▸ Task objective:
Instruction for the entries that follow: retype exactly the lines from the line with "if (threadIdx.x == 0)" to the line with "const int pb = p.prev_b;", both included, and omit all others.
Material supplied START
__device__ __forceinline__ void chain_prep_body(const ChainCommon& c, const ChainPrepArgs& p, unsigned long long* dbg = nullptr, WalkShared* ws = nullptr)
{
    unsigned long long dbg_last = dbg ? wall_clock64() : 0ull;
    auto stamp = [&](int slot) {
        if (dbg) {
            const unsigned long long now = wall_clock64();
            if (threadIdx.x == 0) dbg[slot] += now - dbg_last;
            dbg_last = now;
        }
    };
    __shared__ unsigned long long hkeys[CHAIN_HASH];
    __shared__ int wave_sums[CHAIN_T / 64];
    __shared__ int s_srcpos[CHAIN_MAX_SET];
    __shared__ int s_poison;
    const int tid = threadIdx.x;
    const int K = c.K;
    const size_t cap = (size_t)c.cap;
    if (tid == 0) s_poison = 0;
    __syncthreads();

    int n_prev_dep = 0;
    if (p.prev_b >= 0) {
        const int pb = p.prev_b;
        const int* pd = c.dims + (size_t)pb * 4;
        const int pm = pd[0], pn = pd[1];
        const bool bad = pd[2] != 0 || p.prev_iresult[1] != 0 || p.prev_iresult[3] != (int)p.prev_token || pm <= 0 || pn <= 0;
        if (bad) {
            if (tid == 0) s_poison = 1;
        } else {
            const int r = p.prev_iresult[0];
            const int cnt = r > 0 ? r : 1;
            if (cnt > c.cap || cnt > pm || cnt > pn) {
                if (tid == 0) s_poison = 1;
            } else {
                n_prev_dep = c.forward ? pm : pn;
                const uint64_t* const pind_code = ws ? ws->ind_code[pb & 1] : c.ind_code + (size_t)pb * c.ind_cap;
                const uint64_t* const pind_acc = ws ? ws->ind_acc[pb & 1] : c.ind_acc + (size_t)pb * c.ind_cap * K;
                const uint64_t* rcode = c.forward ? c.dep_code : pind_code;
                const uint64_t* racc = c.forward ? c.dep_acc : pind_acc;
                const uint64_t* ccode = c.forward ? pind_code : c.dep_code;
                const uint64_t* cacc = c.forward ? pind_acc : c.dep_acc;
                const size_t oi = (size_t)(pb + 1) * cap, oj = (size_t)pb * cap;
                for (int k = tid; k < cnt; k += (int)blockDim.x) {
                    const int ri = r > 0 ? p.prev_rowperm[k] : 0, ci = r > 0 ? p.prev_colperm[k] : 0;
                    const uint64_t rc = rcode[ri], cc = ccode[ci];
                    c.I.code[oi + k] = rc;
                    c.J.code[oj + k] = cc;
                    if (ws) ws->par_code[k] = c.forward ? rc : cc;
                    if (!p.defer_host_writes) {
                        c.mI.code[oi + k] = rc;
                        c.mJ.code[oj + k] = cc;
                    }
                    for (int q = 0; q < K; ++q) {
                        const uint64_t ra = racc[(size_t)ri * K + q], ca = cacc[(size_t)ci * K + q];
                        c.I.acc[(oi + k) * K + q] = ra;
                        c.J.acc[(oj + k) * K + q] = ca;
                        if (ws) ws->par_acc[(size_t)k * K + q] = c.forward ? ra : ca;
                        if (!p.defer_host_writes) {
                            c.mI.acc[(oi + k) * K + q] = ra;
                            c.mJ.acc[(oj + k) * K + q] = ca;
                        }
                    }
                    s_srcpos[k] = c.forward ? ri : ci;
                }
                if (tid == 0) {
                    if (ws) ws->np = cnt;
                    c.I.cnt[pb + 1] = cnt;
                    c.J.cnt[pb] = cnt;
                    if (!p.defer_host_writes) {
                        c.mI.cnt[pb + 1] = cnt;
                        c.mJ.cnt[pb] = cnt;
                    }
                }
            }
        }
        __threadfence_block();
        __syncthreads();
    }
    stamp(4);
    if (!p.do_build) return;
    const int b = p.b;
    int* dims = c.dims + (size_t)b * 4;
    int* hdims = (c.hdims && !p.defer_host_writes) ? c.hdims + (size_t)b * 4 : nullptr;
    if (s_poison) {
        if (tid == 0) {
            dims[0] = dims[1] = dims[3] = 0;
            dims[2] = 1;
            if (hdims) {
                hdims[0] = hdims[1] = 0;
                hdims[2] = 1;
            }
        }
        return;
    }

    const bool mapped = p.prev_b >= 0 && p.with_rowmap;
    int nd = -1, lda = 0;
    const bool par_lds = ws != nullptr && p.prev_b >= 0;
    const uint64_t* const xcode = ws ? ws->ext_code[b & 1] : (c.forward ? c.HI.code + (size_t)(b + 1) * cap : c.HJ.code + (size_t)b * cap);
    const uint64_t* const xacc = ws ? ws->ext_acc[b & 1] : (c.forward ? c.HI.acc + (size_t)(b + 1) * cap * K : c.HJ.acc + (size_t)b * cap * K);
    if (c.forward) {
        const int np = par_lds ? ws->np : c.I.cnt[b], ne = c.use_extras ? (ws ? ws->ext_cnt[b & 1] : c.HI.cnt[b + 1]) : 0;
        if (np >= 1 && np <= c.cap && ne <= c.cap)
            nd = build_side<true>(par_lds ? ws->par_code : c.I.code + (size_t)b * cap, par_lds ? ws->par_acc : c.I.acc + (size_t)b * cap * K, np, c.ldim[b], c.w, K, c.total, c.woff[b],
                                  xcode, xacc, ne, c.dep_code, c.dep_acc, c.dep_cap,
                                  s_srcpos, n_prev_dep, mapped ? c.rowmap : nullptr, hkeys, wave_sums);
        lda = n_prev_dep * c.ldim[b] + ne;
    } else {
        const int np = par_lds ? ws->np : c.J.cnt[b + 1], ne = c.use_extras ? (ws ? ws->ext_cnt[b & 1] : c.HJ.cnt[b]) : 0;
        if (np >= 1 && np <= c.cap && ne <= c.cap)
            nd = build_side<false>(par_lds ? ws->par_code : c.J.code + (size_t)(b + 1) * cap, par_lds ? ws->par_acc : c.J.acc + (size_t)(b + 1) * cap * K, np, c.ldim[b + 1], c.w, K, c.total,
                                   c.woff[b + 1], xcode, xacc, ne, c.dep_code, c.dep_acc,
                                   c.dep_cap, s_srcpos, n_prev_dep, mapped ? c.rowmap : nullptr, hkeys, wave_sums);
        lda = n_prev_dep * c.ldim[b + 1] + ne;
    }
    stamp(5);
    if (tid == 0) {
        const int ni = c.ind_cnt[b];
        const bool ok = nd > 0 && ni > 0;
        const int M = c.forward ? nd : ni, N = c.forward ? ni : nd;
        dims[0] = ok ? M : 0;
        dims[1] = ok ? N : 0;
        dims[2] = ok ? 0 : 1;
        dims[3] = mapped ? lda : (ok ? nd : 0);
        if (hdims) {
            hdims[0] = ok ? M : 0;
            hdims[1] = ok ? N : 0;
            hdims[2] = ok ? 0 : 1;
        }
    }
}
Material supplied END
▸ Worked solution:
            if (threadIdx.x == 0) dbg[slot] += now - dbg_last;
            dbg_last = now;
        }
    };
    __shared__ unsigned long long hkeys[CHAIN_HASH];
    __shared__ int wave_sums[CHAIN_T / 64];
    __shared__ int s_srcpos[CHAIN_MAX_SET];
    __shared__ int s_poison;
    const int tid = threadIdx.x;
    const int K = c.K;
    const size_t cap = (size_t)c.cap;
    if (tid == 0) s_poison = 0;
    __syncthreads();

    int n_prev_dep = 0;
    if (p.prev_b >= 0) {
        const int pb = p.prev_b;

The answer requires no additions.